constexpr int OD_RF_N = 320;
#ifdef LOAMX_PROF_CORR
__device__ unsigned long long g_corr_ts[3][16];
#define OC_TS(k) do { if (blockIdx.y == 0 && lane == 0 && ts_slot >= 0) g_corr_ts[ts_slot][k] = wall_clock64(); } while (0)
#else
#define OC_TS(k) do { } while (0)
#endif
__global__ __launch_bounds__(256) OD_CORR_ATTR void k_odom_corr_grid(OdomProblem* __restrict__ probs, OdomParams P, uint32_t* __restrict__ patch_dst, uint4 patch) {
  if (patch_dst && blockIdx.x == 0 && blockIdx.y == 0 && threadIdx.x == 0) { patch_dst[0] = patch.x; patch_dst[1] = patch.y; patch_dst[2] = patch.z; }
  OdomProblem& pb = probs[blockIdx.y];
  if (pb.done) return;
  const int lane = threadIdx.x & 63, wid = threadIdx.x >> 6;
  const int nSharp = (int)pb.n_sharp, nFlat = (int)pb.n_flat;
  int f;
  {
    const int x = (int)(blockIdx.x % 8), j = (int)(blockIdx.x / 8);
    const int sS = (int)((long long)x * nSharp / 8), nS = (int)((long long)(x + 1) * nSharp / 8) - sS;
    const int sF = (int)((long long)x * nFlat / 8), nF = (int)((long long)(x + 1) * nFlat / 8) - sF;
    const int fl = 4 * j + wid;
    if (fl >= nS + nF) return;
    f = fl < nS ? sS + fl : nSharp + sF + (fl - nS);
  }
#ifdef LOAMX_PROF_CORR
  const int ts_slot = f == nSharp / 2 ? 0 : f == nSharp + nFlat / 2 ? 1 : f == nSharp + nFlat - 1 ? 2 : -1;
#endif
  OC_TS(0);
  float T[6];
#pragma unroll
  for (int k = 0; k < 6; k++) T[k] = pb.transform[k];
  const bool corner = f < nSharp;
  const float4 pi = corner ? pb.sharp[f] : pb.flat[f - nSharp];
  const uint32_t* __restrict__ tbl = corner ? pb.rf_corner : pb.rf_surf;
  const int e0 = max((int)pi.w - 8, 0);
  uint32_t tv = 0u, unordered_epoch = 0u;
  if (tbl) {
    if (e0 + lane < OD_RF_N - 1) tv = tbl[e0 + lane];
    unordered_epoch = tbl[OD_RF_N - 1];
  }
  float x, y, z;
  transform_to_start(T, P.scan_period, pi, x, y, z);
  const GridDescB gd = corner ? *pb.lc_desc : *pb.ls_desc;
  const float4* __restrict__ sorted = pb.sorted;
  const uint32_t* __restrict__ cell_start = pb.cell_table + gd.cell_base;
  OC_TS(1);
  Block27 B;
  block27_build(gd.g, cell_start, x, y, z, lane, B);
  OC_TS(2);
  uint32_t wbest = 0u;
  Block27First first;
  const int closest = nn1_block(gd.g, B, sorted, cell_start, x, y, z, lane, wbest, first);
  OC_TS(3);
  if (closest < 0) {
    if (lane == 0) { pb.ind[5 * f] = -1; pb.ind[5 * f + 1] = -1; pb.ind[5 * f + 2] = -1; }
    return;
  }
  const float4* last = corner ? pb.last_corner : pb.last_surf;
  const int nLast = corner ? (int)pb.n_last_corner : (int)pb.n_last_surf;
  const int nCur = corner ? nSharp : nFlat;
  const int bound = nCur < nLast ? nCur : nLast;
  const int cscan = (wbest >> 24) != 255u ? (int)(wbest >> 24) : (int)last[closest].w;
  float d2 = 25.f, d3 = 25.f;
  int j2 = -1, j3 = -1, o2 = 0x7fffffff, o3 = 0x7fffffff;
  auto better = [](float d, int order, float dbest, int obest) { return d < dbest || (d == dbest && obest != 0x7fffffff && order < obest); };

  bool via_block = false;
  if (tbl && unordered_epoch != pb.rf_epoch && cscan < 255 && B.total > 0u) {
    const unsigned long long valid = __ballot(e0 + lane < OD_RF_N - 1 && (tv >> 24) == pb.rf_epoch);
    auto first_from = [&](int ring) -> int {
      const int k = ring - e0;
      if (k >= 64) return nLast;
      const unsigned long long m = k <= 0 ? valid : (valid >> k) << k;
      if (!m) return nLast;
      const int w = (int)((uint32_t)__shfl((int)tv, __builtin_ctzll(m), 64) & OD_IDX_MASK);
      return w < nLast ? w : nLast;
    };
    if (cscan - 2 >= e0 || e0 == 0) {
      const int wlo = min(first_from(cscan - 2), closest);
      const int whi = closest + 1 < bound ? max(min(bound, first_from(cscan + 3)), closest + 1) : closest + 1;
      const unsigned walk = (unsigned)(closest - wlo) + (unsigned)(whi - (closest + 1));
      via_block = walk > B.total + 128u;
    }
  }
  OC_TS(4);
  if (via_block) {
    block27_scan<false>(B, sorted, lane, first, [&](const float4& p, bool ok) {
      const uint32_t w = __float_as_uint(p.w);
      const int j = (int)(w & OD_IDX_MASK), ring = (int)(w >> 24);
      const float d = sqd(p, x, y, z);
      if (ok && j > closest && j < bound && ring <= cscan + 2) {
        const int order = j - (closest + 1);
        if (corner) {
          if (ring > cscan && better(d, order, d2, o2)) { d2 = d; j2 = j; o2 = order; }
        } else {
          if (ring <= cscan) { if (better(d, order, d2, o2)) { d2 = d; j2 = j; o2 = order; } }
          else { if (better(d, order, d3, o3)) { d3 = d; j3 = j; o3 = order; } }
        }
      } else if (ok && j < closest && ring >= cscan - 2) {
        const int order = 0x40000000 + (closest - 1 - j);
        if (corner) {
          if (ring < cscan && better(d, order, d2, o2)) { d2 = d; j2 = j; o2 = order; }
        } else {
          if (ring >= cscan) { if (better(d, order, d2, o2)) { d2 = d; j2 = j; o2 = order; } }
          else { if (better(d, order, d3, o3)) { d3 = d; j3 = j; o3 = order; } }
        }
      }
    });
    wave_argmin(d2, j2, o2);
    if (!corner) wave_argmin(d3, j3, o3);
    const float h = 1.0f / gd.g.inv_h, h2 = h * h;
    via_block = d2 < h2 && (corner || d3 < h2);
    if (!via_block) { d2 = d3 = 25.f; j2 = j3 = -1; o2 = o3 = 0x7fffffff; }
  }
  OC_TS(5);
  if (!via_block) {
    int baseF = closest + 1, baseB = closest - 1;
    bool stopF = baseF >= bound, stopB = baseB < 0;
    while (!stopF || !stopB) {
      float4 qf[4], qb[4];
      if (!stopF) {
#pragma unroll
        for (int u = 0; u < 4; u++) {
          const int j = baseF + 64 * u + lane;
          qf[u] = j < bound ? last[j] : make_float4(0.f, 0.f, 0.f, 0.f);
        }
      }
      if (!stopB) {
#pragma unroll
        for (int u = 0; u < 4; u++) {
          const int j = baseB - 64 * u - lane;
          qb[u] = j >= 0 ? last[j] : make_float4(0.f, 0.f, 0.f, 0.f);
        }
      }
      if (!stopF) {
        bool stop = false;
#pragma unroll
        for (int u = 0; u < 4; u++) {
          if (stop) continue;
          const int j = baseF + 64 * u + lane;
          const bool in = j < bound;
          const int ring = (int)qf[u].w;
          const bool brk = in && ((double)ring > (double)cscan + 2.5);
          const unsigned long long mb = __ballot(brk);
          const int fb = mb ? __builtin_ctzll(mb) : 64;
          if (in && lane < fb) {
            const float d = sqd(qf[u], x, y, z);
            const int order = j - (closest + 1);
            if (corner) {
              if (ring > cscan && better(d, order, d2, o2)) { d2 = d; j2 = j; o2 = order; }
            } else {
              if (ring <= cscan) { if (better(d, order, d2, o2)) { d2 = d; j2 = j; o2 = order; } }
              else { if (better(d, order, d3, o3)) { d3 = d; j3 = j; o3 = order; } }
            }
          }
          if (mb) stop = true;
        }
        baseF += 256;
        stopF = stop || baseF >= bound;
      }
      if (!stopB) {
        bool stop = false;
#pragma unroll
        for (int u = 0; u < 4; u++) {
          if (stop) continue;
          const int j = baseB - 64 * u - lane;
          const bool in = j >= 0;
          const int ring = (int)qb[u].w;
          const bool brk = in && ((double)ring < (double)cscan - 2.5);
          const unsigned long long mb = __ballot(brk);
          const int fb = mb ? __builtin_ctzll(mb) : 64;
          if (in && lane < fb) {
            const float d = sqd(qb[u], x, y, z);
            const int order = 0x40000000 + (closest - 1 - j);
            if (corner) {
              if (ring < cscan && better(d, order, d2, o2)) { d2 = d; j2 = j; o2 = order; }
            } else {
              if (ring >= cscan) { if (better(d, order, d2, o2)) { d2 = d; j2 = j; o2 = order; } }
              else { if (better(d, order, d3, o3)) { d3 = d; j3 = j; o3 = order; } }
            }
          }
          if (mb) stop = true;
        }
        baseB -= 256;
        stopB = stop || baseB < 0;
      }
    }
    wave_argmin(d2, j2, o2);
    if (!corner) wave_argmin(d3, j3, o3);
  }
  OC_TS(6);
  if (lane == 0) {
    pb.ind[5 * f] = closest;
    pb.ind[5 * f + 1] = j2;
    pb.ind[5 * f + 2] = corner ? -1 : j3;
  }
#ifdef LOAMX_PROF_CORR
  if (blockIdx.y == 0 && lane == 0 && ts_slot >= 0) {
    g_corr_ts[ts_slot][7] = wall_clock64();
    g_corr_ts[ts_slot][8] = (unsigned long long)B.total; g_corr_ts[ts_slot][9] = (unsigned long long)via_block;
    g_corr_ts[ts_slot][10] = (unsigned long long)closest; g_corr_ts[ts_slot][11] = (unsigned long long)cscan;
  }
#endif
}

#ifdef LOAMX_PROF_LM
#define LM_TS(k) do { if (blockIdx.x == 0 && blockIdx.y == 0 && tid == 0 && iter == it_begin + 1) pb.part[OD_PART_TS + (k)] = (double)wall_clock64(); } while (0)
#else
#define LM_TS(k) do { } while (0)
#endif
#ifndef OD_LM_WAVES
#define OD_LM_WAVES 3
#endif
#ifndef OD_LM_WAVES_MIN
#define OD_LM_WAVES_MIN 3
#endif
#define OD_LM_ATTR __attribute__((amdgpu_waves_per_eu(OD_LM_WAVES_MIN, OD_LM_WAVES)))
#pragma clang diagnostic push
#pragma clang diagnostic ignored "-Wpass-failed"
template <int OD_FPT>
__global__ __launch_bounds__(OD_THREADS) OD_LM_ATTR void k_odom_lm(OdomProblem* __restrict__ probs, OdomParams P, int iter0, int n_iters) {
  OdomProblem& pb = probs[blockIdx.y];
  if (pb.done) return;
  const unsigned NB = gridDim.x;
  const int tid = threadIdx.x;
  const int nSharp = (int)pb.n_sharp, nFlat = (int)pb.n_flat, nFeat = nSharp + nFlat;
  __shared__ float T[6];
  __shared__ float trig[6];
  __shared__ double red[8][LX_NSUM];
  using TrT = typename std::conditional<OD_FPT == 1, float, double>::type;
  __shared__ TrT tr[LX_NSUM * OD_TR_STRIDE];
  __shared__ int sh_done, sh_degen, sh_abort;
  __shared__ float matP[36];
  __shared__ float ws[216];
  __shared__ double parts[16 * LX_NSUM];
  __shared__ float AtA[36], AtB[6];
  if (tid < 6) {
    T[tid] = pb.transform[tid];
    const double ang = (double)pb.transform[tid >> 1];
    trig[tid] = (float)((tid & 1) ? cos(ang) : sin(ang));
  }
  const unsigned xtag = pb.xchg_epoch << 8;
  if (tid == 0) { sh_done = 0; sh_abort = 0; sh_degen = pb.stats.degenerate; }
  if (tid < 36) matP[tid] = pb.matP[tid];
  __syncthreads();

  float4 fpo[OD_FPT], ft1[OD_FPT], ft2[OD_FPT], ft3[OD_FPT];
  bool fvalid[OD_FPT], fcorner[OD_FPT];
#pragma unroll
  for (int u = 0; u < OD_FPT; u++) {
    const int f = (u * (int)NB + (int)blockIdx.x) * OD_THREADS + tid;
    fvalid[u] = false;
    fcorner[u] = f < nSharp;
    fpo[u] = ft1[u] = ft2[u] = ft3[u] = make_float4(0.f, 0.f, 0.f, 0.f);
    if (f < nFeat) {
      const int i1 = pb.ind[5 * f], i2 = pb.ind[5 * f + 1], i3 = pb.ind[5 * f + 2];
      if (fcorner[u] ? (i2 >= 0) : (i2 >= 0 && i3 >= 0)) {
        fvalid[u] = true;
        fpo[u] = fcorner[u] ? pb.sharp[f] : pb.flat[f - nSharp];
        const float4* last = fcorner[u] ? pb.last_corner : pb.last_surf;
        ft1[u] = last[i1];
        ft2[u] = last[i2];
        if (!fcorner[u]) ft3[u] = last[i3];
      }
    }
  }

  const int it_begin = iter0, it_end = iter0 + n_iters;
  for (int iter = it_begin; iter < it_end; iter++) {
    LM_TS(0);
    LM_TS(1);
    double v[OD_FPT == 1 ? 1 : LX_NSUM];
    float a1[6] = {0.f, 0.f, 0.f, 0.f, 0.f, 0.f}, bb1 = 0.f;
    bool sel1 = false;
#pragma unroll
    for (int k = 0; k < (OD_FPT == 1 ? 1 : LX_NSUM); k++) v[k] = 0.0;
#pragma unroll
    for (int u = 0; u < OD_FPT; u++) {
      if (!fvalid[u]) continue;
      const bool corner = fcorner[u];
      const float4 po = fpo[u];
      float cx = 0.f, cy = 0.f, cz = 0.f, ci = 0.f;
      bool sel = false;
      {
        float x0, y0, z0;
        transform_to_start(T, P.scan_period, po, x0, y0, z0);
        if (corner) {
// ... 361 lines not shown
void OdometryBatch::lt_resolve_() {
  for (auto& c : lt_) {
    if (!c.pending || !c.pairs) continue;
    if (hipEventQuery(c.ev[3 * (c.pairs - 1) + 2]) != hipSuccess) { (void)hipGetLastError(); continue; }
    for (int k = 0; k < c.pairs; k++) {
      float a = 0.f, b = 0.f;
      if (hipEventElapsedTime(&a, c.ev[3 * k], c.ev[3 * k + 1]) != hipSuccess || hipEventElapsedTime(&b, c.ev[3 * k + 1], c.ev[3 * k + 2]) != hipSuccess) { (void)hipGetLastError(); continue; }
      if (c.iters[k] > 0) {
        lt_tot_.corr_ms += a; lt_tot_.corr_launches++; lt_tot_.corr_features += c.feats[k];
        lt_tot_.lm_ms += b; lt_tot_.lm_launches++; lt_tot_.lm_iterations += (uint64_t)c.iters[k]; lt_tot_.lm_bytes += c.bytes[k];
      } else {
        lt_tot_.corr_noop_ms += a; lt_tot_.corr_noop_launches++;
        lt_tot_.lm_noop_ms += b; lt_tot_.lm_noop_launches++;
      }
    }
    c.pending = false;
  }
}
OdometryBatch::LaunchTotals OdometryBatch::launch_totals() {
  std::lock_guard<std::mutex> lk(lt_mu_);
  lt_resolve_();
  return lt_tot_;
}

• • • • •

- BRIEF -
Once the line with "f = fl < nS" is found in the records above, print exactly that line and every line after it through the line with "const int nLast".

- ANSWER TO THIS TASK -
    f = fl < nS ? sS + fl : nSharp + sF + (fl - nS);
  }
#ifdef LOAMX_PROF_CORR
  const int ts_slot = f == nSharp / 2 ? 0 : f == nSharp + nFlat / 2 ? 1 : f == nSharp + nFlat - 1 ? 2 : -1;
#endif
  OC_TS(0);
  float T[6];
#pragma unroll
  for (int k = 0; k < 6; k++) T[k] = pb.transform[k];
  const bool corner = f < nSharp;
  const float4 pi = corner ? pb.sharp[f] : pb.flat[f - nSharp];
  const uint32_t* __restrict__ tbl = corner ? pb.rf_corner : pb.rf_surf;
  const int e0 = max((int)pi.w - 8, 0);
  uint32_t tv = 0u, unordered_epoch = 0u;
  if (tbl) {
    if (e0 + lane < OD_RF_N - 1) tv = tbl[e0 + lane];
    unordered_epoch = tbl[OD_RF_N - 1];
  }
  float x, y, z;
  transform_to_start(T, P.scan_period, pi, x, y, z);
  const GridDescB gd = corner ? *pb.lc_desc : *pb.ls_desc;
  const float4* __restrict__ sorted = pb.sorted;
  const uint32_t* __restrict__ cell_start = pb.cell_table + gd.cell_base;
  OC_TS(1);
  Block27 B;
  block27_build(gd.g, cell_start, x, y, z, lane, B);
  OC_TS(2);
  uint32_t wbest = 0u;
  Block27First first;
  const int closest = nn1_block(gd.g, B, sorted, cell_start, x, y, z, lane, wbest, first);
  OC_TS(3);
  if (closest < 0) {
    if (lane == 0) { pb.ind[5 * f] = -1; pb.ind[5 * f + 1] = -1; pb.ind[5 * f + 2] = -1; }
    return;
  }
  const float4* last = corner ? pb.last_corner : pb.last_surf;
  const int nLast = corner ? (int)pb.n_last_corner : (int)pb.n_last_surf;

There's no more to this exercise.